WORK TO BE COMPLETED:
Determine how many lines below hold the string "struct". Reply with the number alone.

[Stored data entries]
━━━

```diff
@@ -230,7 +258,8 @@
                 "// generated by tinympc-matlab_b200/build.py -- do not edit\n"
                 '#include "../tmpc_tpp3.cuh"\n#include "../tmpc_registry.h"\nusing namespace tmpc;\n'
                 f"using Cfg_{n} = Tpp3Cfg<{i['nx']}, {i['nu']}, {i['N']}, {i['block']}, {b(i['refs'])}, {b(i['ppb'])}, {b(i['fb'])}, {b(i['aff'])}, "
-                f"{b(i['opq'])}, {b(i['tib'])}, {FEAT_ENUM[i['feat']]}, {', '.join(str(c) for c in i['cones'])}, {i['ttm']}, {i['conv']}>;\n"
+                f"{b(i['opq'])}, {b(i['tib'])}, {FEAT_ENUM[i['feat']]}, {', '.join(str(c) for c in i['cones'])}, {i['ttm']}, {i['conv']}"
+                + (f", SparsePairs<{', '.join(f'{m}u' for m in i['sa'])}>" if i.get("sa") else "") + ">;\n"
                 f"TMPC_DEFINE_TPP3_ENTRY({n}, Cfg_{n}, {i['feat']}, 32, {i['variant']})\n"
             )
         else:
diff --git a/tinympc-matlab_b200/csrc/tmpc_capi.cu b/tinympc-matlab_b200/csrc/tmpc_capi.cu
--- a/tinympc-matlab_b200/csrc/tmpc_capi.cu
+++ b/tinympc-matlab_b200/csrc/tmpc_capi.cu
@@ -18,6 +18,7 @@
 
 #include "tmpc_common.h"
 #include "tmpc_registry.h"
+#include "tmpc_sparse_a.h"
 #include "tmpc_wpp.h"
 
 using namespace tmpc;
@@ -78,6 +79,7 @@
     bool shared_bounds_ok = false;
     bool fastbox = false;
     bool affine = false;
+    std::vector<unsigned> a_pairs;
     PackLayout L{};
     std::vector<double> pack;
     SolveParams base{};
@@ -95,6 +97,7 @@
     int variant = 0;
     int force_wpp = 0;
     int refill_min = 0;
+    int dense_a = 0;
     int streamed = 1;
     int compact_streamed = 1;
     int compact_early_d2h = 1;
@@ -159,7 +162,7 @@
     for (int i = 0; i < n; ++i) pk[at + i] = src ? src[i] : 0.0;
 }
 
-const KernelEntry* find_kernel(const Family& f, int bits, bool ppb, bool refs, int variant) {
+const KernelEntry* find_kernel(const Family& f, int bits, bool ppb, bool refs, int variant, bool dense_a = false) {
     int n = 0;
     const KernelEntry* const* tab = kernel_table(&n);
     for (int pass = 0; pass < 2; ++pass) {
@@ -168,6 +171,8 @@
             if (e->models) continue;
             if (e->fastbox && (!f.fastbox || ppb)) continue;
             if (f.affine && !e->affine) continue;
+            if (e->a_cols && (dense_a || !a_pattern_covers(e->a_pairs, e->a_cols, f.a_pairs.data(), (int)f.a_pairs.size())))
+                continue;
             if (e->cone_fixed) {
                 const SolveParams& b = f.base;
                 const bool fsx = b.en_state_soc && b.n_state_cones > 0, fsu = b.en_input_soc && b.n_input_cones > 0;
@@ -181,7 +186,7 @@
                 return e;
         }
     }
-    if (variant != 0) return find_kernel(f, bits, ppb, refs, 0);
+    if (variant != 0) return find_kernel(f, bits, ppb, refs, 0, dense_a);
     return nullptr;
 }
 
@@ -367,9 +372,9 @@
 }
 
 const KernelEntry* pick_kernel(const tinympc_cuda_solver* s, const DeviceCtx& d, const Family& f, int bits, bool ppb, bool refs, int batch) {
-    const KernelEntry* ke = find_kernel(f, bits, ppb, refs, s->variant);
+    const KernelEntry* ke = find_kernel(f, bits, ppb, refs, s->variant, s->dense_a);
     if (ke && s->variant == 0 && bits == 32) {
-        const KernelEntry* kl = find_kernel(f, bits, ppb, refs, kLatencyVariant);
+        const KernelEntry* kl = find_kernel(f, bits, ppb, refs, kLatencyVariant, s->dense_a);
         if (kl && kl->variant == kLatencyVariant && kl->block < ke->block && batch <= d.sm_count * kl->block) ke = kl;
     }
     return ke;
@@ -1275,6 +1280,8 @@
     f.shared_bounds_ok = (!sb || have_sb) && (!ib || have_ib);
     for (int r = 0; r < nx; ++r) f.affine = f.affine || f.pack[L.f + r] != 0.0 || f.pack[L.APf + r] != 0.0;
     for (int a = 0; a < nu; ++a) f.affine = f.affine || f.pack[L.BPf + a] != 0.0;
+    f.a_pairs.assign(nx, 0u);
+    a_pairs_of(f.pack.data() + L.A, nx, f.a_pairs.data());
     f.fastbox = true;
     for (int e = 0; e < nx * N && f.fastbox; ++e)
         f.fastbox = f.pack[L.xmin + e] == f.pack[L.xmin + e % nx] && f.pack[L.xmax + e] == f.pack[L.xmax + e % nx] &&
@@ -1736,6 +1743,8 @@
         s->compact_in_kernel = value != 0;
     } else if (n == "refill_min") {
         s->refill_min = (int)value;
+    } else if (n == "dense_a") {
+        s->dense_a = value != 0;
     } else {
         return fail(s, TINYMPC_CUDA_EINVAL, "unknown option " + n);
     }
diff --git a/tinympc-matlab_b200/csrc/tmpc_registry.h b/tinympc-matlab_b200/csrc/tmpc_registry.h
--- a/tinympc-matlab_b200/csrc/tmpc_registry.h
+++ b/tinympc-matlab_b200/csrc/tmpc_registry.h
@@ -35,6 +35,8 @@
     int models;
     cudaError_t (*models_launch)(const SolveParams& p, int grid, size_t smem, cudaStream_t st, const double* master_pack, const PackLayout& L,
                                  const tinympc_cuda_models& m);
+    int a_cols;
+    const unsigned* a_pairs;
 };
 
 const KernelEntry* const* kernel_table(int* count);
@@ -81,7 +83,7 @@
     extern const KernelEntry SYM = {#SYM, KF_TPP, CFG::NX, CFG::NU, CFG::NH, FEATV, BITS, CFG::REFMODE,             \
                                     CFG::PPB ? 1 : 0, CFG::FB ? 1 : 0, CFG::AFF ? 1 : 0, CFG::BLOCK, VAR, 1, SYM##_smem, SYM##_prepare, \
                                     SYM##_occ, SYM##_launch, CFG::CONSTR ? 1 : 0, CFG::SCS, CFG::SCD, CFG::UCS, CFG::UCD, CFG::NSL, CFG::NIL, \
-                                    0, nullptr, 1, 1};                                                              \
+                                    0, nullptr, 1, 1, 0, nullptr, CFG::SA::NCOL, CFG::SA::kCols};                  \
     }
 
 #define TMPC_DEFINE_TPP4_ENTRY(SYM, CFG, FEATV, BITS, VAR)                                                          \
diff --git a/tinympc-matlab_b200/csrc/tmpc_sparse_a.h b/tinympc-matlab_b200/csrc/tmpc_sparse_a.h
--- /dev/null
+++ b/tinympc-matlab_b200/csrc/tmpc_sparse_a.h
@@ -0,0 +1,20 @@
+#pragma once
+
+namespace tmpc {
+
+inline void a_pairs_of(const double* A_rowmajor, int nx, unsigned* cols) {
+    for (int c = 0; c < nx; ++c) cols[c] = 0u;
+    for (int r = 0; r < nx; ++r)
+        for (int c = 0; c < nx; ++c)
+            if (static_cast<float>(A_rowmajor[r * nx + c]) != 0.f) cols[c] |= 1u << (r / 2);
+}
+
+inline bool a_pattern_covers(const unsigned* inst, int inst_cols, const unsigned* fam, int nx) {
+    if (inst_cols == 0) return true;
+    if (inst_cols != nx) return false;
+    for (int c = 0; c < nx; ++c)
+        if (fam[c] & ~inst[c]) return false;
+    return true;
+}
+
+}
diff --git a/tinympc-matlab_b200/csrc/tmpc_tpp2.cuh b/tinympc-matlab_b200/csrc/tmpc_tpp2.cuh
--- a/tinympc-matlab_b200/csrc/tmpc_tpp2.cuh
+++ b/tinympc-matlab_b200/csrc/tmpc_tpp2.cuh
@@ -191,6 +191,60 @@
     }
 }
 
+template <unsigned... M>
+struct SparsePairs {
+    static constexpr int NCOL = static_cast<int>(sizeof...(M));
+    static constexpr bool DENSE = NCOL == 0;
+    static constexpr unsigned kCols[NCOL + 1] = {M..., 0u};
+    __host__ __device__ static constexpr unsigned col(int c) {
+        unsigned r = 0;
+        int i = 0;
+        ((r |= (i++ == c ? M : 0u)), ...);
+        return r;
+    }
+    __host__ __device__ static constexpr int pairs(int rows) {
+        int n = 0;
+        for (int c = 0; c < NCOL; ++c)
+            for (int j = 0; j < rows / 2; ++j) n += (col(c) >> j) & 1u;
+        return n;
+    }
+    __host__ __device__ static constexpr int packed(int rows) {
+        int n = 2 * pairs(rows);
+        if (rows & 1)
+            for (int c = 0; c < NCOL; ++c) n += (col(c) >> (rows / 2)) & 1u;
+        return n;
+    }
+    template <typename T>
+    static void pack(T* dst, const T* M0, int rows) {
+        const int rp = pad2(rows);
+        int k = 0;
+        for (int c = 0; c < NCOL; ++c)
+            for (int j = 0; j < rows / 2; ++j)
+                if ((col(c) >> j) & 1u) { dst[k++] = M0[c * rp + 2 * j]; dst[k++] = M0[c * rp + 2 * j + 1]; }
+        if (rows & 1)
+            for (int c = 0; c < NCOL; ++c)
+                if ((col(c) >> (rows / 2)) & 1u) dst[k++] = M0[c * rp + rows - 1];
+    }
+};
+
+template <class S, int ROWS, int COLS, typename T>
+__device__ __forceinline__ void mv_acc_masked(const T* __restrict__ MP, int z, const Vec<T, COLS>& x, Vec<T, ROWS>& acc) {
+    static_assert(S::NCOL == COLS, "pattern of another shape");
+    constexpr int NPAIR = S::pairs(ROWS);
+    const T* __restrict__ M = MP + z;
+    int k = 0, kt = 2 * NPAIR;
+#pragma unroll
+    for (int c = 0; c < COLS; ++c) {
+        const T xc = x.get(c);
+#pragma unroll
+        for (int j = 0; j < ROWS / 2; ++j)
+            if ((S::col(c) >> j) & 1u) { acc.p[j] = fmas(mk2(M[2 * k], M[2 * k + 1]), xc, acc.p[j]); ++k; }
+        if constexpr (ROWS & 1) {
+            if ((S::col(c) >> (ROWS / 2)) & 1u) { acc.t = fmas(M[kt], xc, acc.t); ++kt; }
+        }
+    }
+}
+
 template <typename T, int NX, int NU, int NH, bool ADAPT>
 struct alignas(16) ConstPack2 {
     static constexpr int NXP = pad2(NX), NUP = pad2(NU);
diff --git a/tinympc-matlab_b200/csrc/tmpc_tpp3.cuh b/tinympc-matlab_b200/csrc/tmpc_tpp3.cuh
--- a/tinympc-matlab_b200/csrc/tmpc_tpp3.cuh
+++ b/tinympc-matlab_b200/csrc/tmpc_tpp3.cuh
@@ -11,17 +11,20 @@
 
 enum : int { REFS_STATE = 3 };
 
-template <int NX, int NU, int NH, int NSL, int NIL, bool CONV = false>
+template <int NX, int NU, int NH, int NSL, int NIL, bool CONV = false, class SA = SparsePairs<>>
 struct alignas(16) ConstPack3 : ConstPack2<float, NX, NU, NH, false> {
     float Alx[NSL > 0 ? NSL * NX : 1], blx[NSL > 0 ? NSL : 1], inx[NSL > 0 ? NSL : 1];
     float Alu[NIL > 0 ? NIL * NU : 1], blu[NIL > 0 ? NIL : 1], inu[NIL > 0 ? NIL : 1];
     float NG[CONV ? (NH - 1) * NX * pad2(NU) : 2], NQ[CONV ? NU * pad2(NU) : 2];
+    float AS[SA::packed(NX) > 2 ? SA::packed(NX) : 2];
 };
-template <int NX, int NU, int NH, int NSL, int NIL, bool CONV>
-inline void fill_const_pack3(ConstPack3<NX, NU, NH, NSL, NIL, CONV>& c, const double* pk, const PackLayout& L) {
+template <int NX, int NU, int NH, int NSL, int NIL, bool CONV, class SA>
+inline void fill_const_pack3(ConstPack3<NX, NU, NH, NSL, NIL, CONV, SA>& c, const double* pk, const PackLayout& L) {
     fill_const_pack2(static_cast<ConstPack2<float, NX, NU, NH, false>&>(c), pk, L);
     c.Alx[0] = c.blx[0] = c.inx[0] = c.Alu[0] = c.blu[0] = c.inu[0] = 0.f;
     c.NG[0] = c.NG[1] = c.NQ[0] = c.NQ[1] = 0.f;
+    c.AS[0] = c.AS[1] = 0.f;
+    if constexpr (!SA::DENSE) SA::pack(c.AS, c.A, NX);
     if constexpr (CONV) {
         constexpr int NUP = pad2(NU);
         double G[NU * NX], Gn[NU * NX];
@@ -56,7 +59,8 @@
 }
 
 template <int NX_, int NU_, int NH_, int BLOCK_, bool REFS_, bool PPB_, bool FB_, bool AFF_, bool OPQ_, bool TIB_, int FEAT_ = FEAT_BOX,
-          int SCS_ = 0, int SCD_ = 0, int UCS_ = 0, int UCD_ = 0, int NSL_ = 0, int NIL_ = 0, int TTM_ = -1, int CONV_ = -1>
+          int SCS_ = 0, int SCD_ = 0, int UCS_ = 0, int UCD_ = 0, int NSL_ = 0, int NIL_ = 0, int TTM_ = -1, int CONV_ = -1,
+          class SA_ = SparsePairs<>>
 struct Tpp3Cfg {
     using T = float;
     static_assert(FEAT_ == FEAT_BOX || FEAT_ == FEAT_CONSTR, "the incremental form covers box and box + cone + half-space families");
@@ -73,7 +77,9 @@
     static constexpr bool TIB = TIB_ && FB_ && !PPB_ && !OPQ_;
     static constexpr int SX = NX * NH, SU = NU * (NH - 1);
     static constexpr bool CONV = CONV_ < 0 ? (NX_ >= 12 && FEAT_ == FEAT_BOX) : (CONV_ != 0);
-    using CPack = ConstPack3<NX_, NU_, NH_, NSL_, NIL_, CONV>;
+    using SA = SA_;
+    static_assert(SA_::DENSE || SA_::NCOL == NX_, "A pattern of another shape");
+    using CPack = ConstPack3<NX_, NU_, NH_, NSL_, NIL_, CONV, SA_>;
     static constexpr bool HYB = TTM_ >= 0;
     static constexpr int TUNROLL = (NX_ <= 4 && FEAT_ == FEAT_BOX) ? TMPC_TUNROLL_SMALL : 1;
     static constexpr int TTM = HYB ? TTM_ : NH_;
@@ -477,7 +483,10 @@
                     } else {
                         dxn.fill(T(0));
                     }
-                    if (i > 0 || anyff) mv_acc<NX, NX>(cp.A, zf, dx, dxn);
+                    if (i > 0 || anyff) {
+                        if constexpr (C::SA::DENSE) mv_acc<NX, NX>(cp.A, zf, dx, dxn);
+                        else mv_acc_masked<typename C::SA, NX, NX>(cp.AS, zf, dx, dxn);
+                    }
                     mv_acc<NX, NU>(cp.B, zf, du, dxn);
                     dx = dxn;
                 }
```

━━━

EXPECTED ANSWER:
4